Input: two lines A and B.
Output: a set of repeating non-overlapping substrings
I need to find all duplicate lines, each of which should occur in both (!) Lines at least once. So, for example, let
A = "xyabcxeeeyabczeee" and B = "yxabcxabee".
Then the valid result would be {"abcx", "ab", "ee"}, but not "eee", since it occurs only on line A.
I think this problem is very related to the problem of "super-maximum repetition." Here is the definition:
Maximum repeating pair: A pair of identical substrings alpha and beta in S, so that the expansion of alpha and beta in any direction will destroy the equality of two lines. It is presented as a triplet (position1, position2, length)
Maximum repetition: "Substring S, which occurs in the maximum pair in S". Example: abc in S = xabcyiiizabcqabcyrxar. Note: there can be many maximum repeating pairs, but there can only be a limited number of maximum repeats.
Supermaximum Repeat "Maximum repeat that never occurs as a substring of any other maximum repeat" Example: abcy in S = xabcyiiizabcqabcyrxar.

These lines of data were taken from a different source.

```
template <typename T, int MONOID_CT, int MULT_CT, bool CODEW = false>
__global__ __launch_bounds__(CT_BLOCK) void k_mxv_ctile(const PullArgs a)
{
    using W = typename Widen<T>::type;
    constexpr int EPL = CT_EPL, SLOTS = CtSlots<W>::value;
    static_assert(!CODEW || (sizeof(T) == 4 && !std::is_same<T, bool>::value && SLOTS == CT_SLOTS), "code words: 4-byte values, tiles of CT_SLOTS slots");
    __shared__ W s_acc[SLOTS];
    __shared__ uint32_t s_off[SLOTS / 32 + (CODEW ? 1 : 0)];
    __shared__ uint32_t s_has[SLOTS / 32];
    __shared__ uint32_t s_dict[sizeof(T) == 4 ? 256 : 1];
    const int monoid = MONOID_CT >= 0 ? MONOID_CT : a.monoid;
    const int mult = MULT_CT >= 0 ? MULT_CT : a.mult;
    const bool need_aval = a.need_aval != 0, need_uval = a.need_uval != 0;
    const bool stage_vals = need_aval && !a.a_iso;
    const bool snt = a.stream_nt != 0;
    const T iso_v = (a.a_iso && need_aval) ? ((const T *)a.aval)[0] : (T)0;
    const __amdgpu_buffer_rsrc_t xval_rs = make_rsrc(a.u_val, a.x_len * (int64_t)sizeof(T));
    const __amdgpu_buffer_rsrc_t xbits_rs = make_rsrc(a.u_bits, a.u_full ? 0 : ((a.x_len + 63) >> 6) * 8);
    const __amdgpu_buffer_rsrc_t xvbits_rs = make_rsrc(a.u_valbits, a.u_valbits ? ((a.x_len + 63) >> 6) * 8 : 0);
    const __amdgpu_buffer_rsrc_t xpv_rs = make_rsrc(a.u_pv, a.u_pv ? ((a.x_len + 15) >> 4) * 4 : 0);
    const int32_t *tcol = a.ct_col;
    const T *tval = (const T *)a.ct_val;
    const uint16_t *tloc = a.ct_loc;
    W *tl = (W *)a.tl_val;
    const W ident = pull_seed<T, W>(a, monoid);
    const int packed = CODEW ? 0 : a.ct_mode;
    const int slots_rt = packed ? (CT_PACK_SLOTS < SLOTS ? CT_PACK_SLOTS : SLOTS) : SLOTS;
    if constexpr (CODEW) {
        for (int i = threadIdx.x; i < 256; i += CT_BLOCK) s_dict[i] = ((const uint32_t *)a.vdict)[i];
        if (threadIdx.x == 0) s_off[SLOTS / 32] = ~0u;
    } else if constexpr (sizeof(T) == 4) {
        if (packed == 2) {
            for (int i = threadIdx.x; i < 256; i += CT_BLOCK) s_dict[i] = ((const uint32_t *)a.vdict)[i];
            __syncthreads();
        }
    }
    const int xcd = (int)(blockIdx.x & 7u), li = (int)(blockIdx.x >> 3), nx = (int)(gridDim.x >> 3);
    const int64_t x0 = a.ct_xoff[xcd], x1 = a.ct_xoff[xcd + 1];
    for (int64_t tl_i = x0 + li; tl_i < x1; tl_i += nx) {
        const CTile tile = a.ct_tiles[a.ct_order[tl_i]];
        if (tile.n_units == 0) continue;
        const int cbase = packed ? a.ct_cbase[a.ct_order[tl_i]] : 0;
        const int rows_here = (int)((a.n_long - tile.base < slots_rt) ? a.n_long - tile.base : slots_rt);
        for (int i = threadIdx.x; i < slots_rt; i += CT_BLOCK) s_acc[i] = ident;
        for (int i = threadIdx.x; i < slots_rt / 32; i += CT_BLOCK) {
            s_has[i] = 0u;
            const int64_t wd = ((int64_t)tile.base >> 5) + i;
            s_off[i] = (a.has_mask && (int64_t)i * 32 < rows_here) ? ~a.long_act[wd] : 0u;
        }
        __syncthreads();
        const int64_t u_end = tile.u0 + tile.n_units;
        constexpr int UB = 1;
        for (int64_t ub0 = tile.u0; ub0 < u_end; ub0 += (int64_t)CT_BLOCK * UB) {
            const int64_t ub = ub0 + threadIdx.x;
            int creg[UB][EPL], rk[UB][EPL], cc[UB][EPL];
            T vreg[UB][EPL];
            unsigned vcode[UB][EPL];
            bool uv[UB];
#pragma unroll
            for (int k = 0; k < UB; k++) {
                const int64_t u = ub + (int64_t)k * CT_BLOCK;
                uv[k] = u < u_end;
                const int64_t e = (uv[k] ? u : u_end - 1) * EPL;
                const uint4 c4 = ptr_stream_x4(tcol + e, snt);
                creg[k][0] = (int)c4.x; creg[k][1] = (int)c4.y; creg[k][2] = (int)c4.z; creg[k][3] = (int)c4.w;
                if constexpr (CODEW) {
                    const uint2 l2 = ptr_stream_x2(tloc + e, snt);
                    rk[k][0] = (int)(l2.x & 0xffffu); rk[k][1] = (int)(l2.x >> 16); rk[k][2] = (int)(l2.y & 0xffffu); rk[k][3] = (int)(l2.y >> 16);
#pragma unroll
                    for (int i = 0; i < EPL; i++) {
                        const unsigned w = (unsigned)creg[k][i];
                        creg[k][i] = (int)(w & 0x00ffffffu);
                        vcode[k][i] = w >> 24;
                    }
                } else if (packed) {
#pragma unroll
                    for (int i = 0; i < EPL; i++) {
                        const unsigned w = (unsigned)creg[k][i];
                        rk[k][i] = (int)(w >> CT_PACK_COLBITS);
                        creg[k][i] = w == 0xffffffffu ? -1 : cbase + (int)(w & ((1u << CT_PACK_COLBITS) - 1u));
                        if (w == 0xffffffffu) rk[k][i] = 0;
                    }
                } else {
                    const uint2 l2 = ptr_stream_x2(tloc + e, snt);
                    rk[k][0] = (int)(l2.x & 0xffffu); rk[k][1] = (int)(l2.x >> 16); rk[k][2] = (int)(l2.y & 0xffffu); rk[k][3] = (int)(l2.y >> 16);
                }
                bool vals_done = CODEW;
                if constexpr (sizeof(T) == 4 && !CODEW) {
                    if (stage_vals && packed == 2) {
                        const uint32_t cd = ((const uint32_t *)tval)[uv[k] ? u : u_end - 1];
#pragma unroll
                        for (int i = 0; i < EPL; i++) vreg[k][i] = __builtin_bit_cast(T, s_dict[(cd >> (8 * i)) & 0xffu]);
                        vals_done = true;
                    }
                }
                if (vals_done) {
                } else if (stage_vals) {
                    if constexpr (sizeof(T) == 4) {
                        const uint4 v4 = ptr_stream_x4(tval + e, snt);
                        vreg[k][0] = __builtin_bit_cast(T, v4.x); vreg[k][1] = __builtin_bit_cast(T, v4.y);
                        vreg[k][2] = __builtin_bit_cast(T, v4.z); vreg[k][3] = __builtin_bit_cast(T, v4.w);
                    } else {
#pragma unroll
                        for (int i = 0; i < EPL; i++) vreg[k][i] = tval[e + i];
                    }
                } else {
#pragma unroll
                    for (int i = 0; i < EPL; i++) vreg[k][i] = iso_v;
                }
            }
#pragma unroll
            for (int k = 0; k < UB; k++)
#pragma unroll
                for (int i = 0; i < EPL; i++)
                    cc[k][i] = uv[k] ? (creg[k][i] | -(int)((s_off[rk[k][i] >> 5] >> (rk[k][i] & 31)) & 1u)) : -1;
            bool xp[UB][EPL];
            T xv[UB][EPL];
            bool pv_done = false;
            if constexpr (std::is_same<T, bool>::value) {
                if (a.u_pv) {
#pragma unroll
                    for (int k = 0; k < UB; k++) bool_pv_gather<EPL>(xpv_rs, cc[k], xp[k], xv[k]);
                    pv_done = true;
                }
            }
            if (pv_done) {
            } else if (a.u_full) {
#pragma unroll
                for (int k = 0; k < UB; k++)
#pragma unroll
                    for (int i = 0; i < EPL; i++) xp[k][i] = cc[k][i] >= 0;
            } else {
                uint32_t bw[UB][EPL];
#pragma unroll
                for (int k = 0; k < UB; k++)
#pragma unroll
                    for (int i = 0; i < EPL; i++) bw[k][i] = buf_load<uint32_t>(xbits_rs, (unsigned)(cc[k][i] >> 5) * 4u);
#pragma unroll
                for (int k = 0; k < UB; k++)
#pragma unroll
                    for (int i = 0; i < EPL; i++) xp[k][i] = (bw[k][i] >> (cc[k][i] & 31)) & 1u;
            }
            if (pv_done) {
            } else if (need_uval) {
                if constexpr (std::is_same<T, bool>::value) {
                    uint32_t vw[UB][EPL];
#pragma unroll
                    for (int k = 0; k < UB; k++)
#pragma unroll
                        for (int i = 0; i < EPL; i++) vw[k][i] = buf_load<uint32_t>(xvbits_rs, xp[k][i] ? (unsigned)(cc[k][i] >> 5) * 4u : 0xfffffff8u);
#pragma unroll
                    for (int k = 0; k < UB; k++)
#pragma unroll
                        for (int i = 0; i < EPL; i++) xv[k][i] = (vw[k][i] >> (cc[k][i] & 31)) & 1u;
                } else if (GRB_CT_ABL & 1) {
#pragma unroll
                    for (int k = 0; k < UB; k++)
#pragma unroll
                        for (int i = 0; i < EPL; i++) xv[k][i] = vreg[k][i];
                } else {
#pragma unroll
                    for (int k = 0; k < UB; k++)
#pragma unroll
                        for (int i = 0; i < EPL; i++) xv[k][i] = buf_gather<T>(xval_rs, xp[k][i] ? (unsigned)cc[k][i] * (unsigned)sizeof(T) : 0xfffffff8u);
                }
            } else {
#pragma unroll
                for (int k = 0; k < UB; k++)
#pragma unroll
                    for (int i = 0; i < EPL; i++) xv[k][i] = (T)0;
            }
            if constexpr (CODEW) {
#pragma unroll
                for (int k = 0; k < UB; k++)
#pragma unroll
                    for (int i = 0; i < EPL; i++) vreg[k][i] = stage_vals ? __builtin_bit_cast(T, s_dict[vcode[k][i]]) : iso_v;
            }
#pragma unroll
            for (int k = 0; k < UB; k++)
#pragma unroll
                for (int i = 0; i < EPL; i++) {
                    if (!xp[k][i]) continue;
                    const int r = rk[k][i];
                    const T prod = apply_binop<T>(mult, need_aval ? vreg[k][i] : (T)0, xv[k][i]);
                    if (GRB_CT_ABL & 4) { if (prod == (T)12345) s_acc[r] = (W)prod; atomicOr(&s_has[r >> 5], 1u << (r & 31)); continue; }
                    if (monoid == OP_ANY) s_acc[r] = (W)prod;
                    else lds_combine<W>(&s_acc[r], (W)prod, monoid);
                    atomicOr(&s_has[r >> 5], 1u << (r & 31));
                }
        }
        __syncthreads();
        if (GRB_CT_ABL & 2) continue;
        for (int i = threadIdx.x; i < rows_here; i += CT_BLOCK) {
            if (!((s_has[i >> 5] >> (i & 31)) & 1u)) continue;
            const int64_t s = tile.base + i;
            if (monoid == OP_ANY) tl[s] = s_acc[i];
            else if (a.tl_ord) atomic_combine_ord<W>(&tl[s], s_acc[i], monoid);
            else atomic_combine<W>(&tl[s], s_acc[i], monoid);
            if (!a.long_has_known) a.tl_has[s] = 1;
        }
        __syncthreads();
    }
}
```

The search algorithm for all supermaximal repeats is described in "Algorithms for strings, trees and sequences", but only for suffix trees.
Works: 1.) find all left-sized nodes using DFS
For each position, i in SS (i-1) is called the left character i. The left leaf symbol in T (S) is the left suffix position symbol represented by this leaf. An inner node v in T (S) is called a left manifold if at least two leaves in vs subtrees have different left characters.
2.) applying Theorem 7.12.4 on these nodes:
The diverse left inner node v is a supermaximal repeat of a if and only if all of v are leaves, each of which has a separate left character
Both lines A and B should probably be combined, and when we check v leaves in the second step, we must also impose an additional restriction that there must be at least one separate left character from lines A and B. This can be done by comparing their position against length A. If position (left character)> length (A), then the left character is in A, otherwise in B.
Can you help me solve this problem with the suffix + lcp arrays?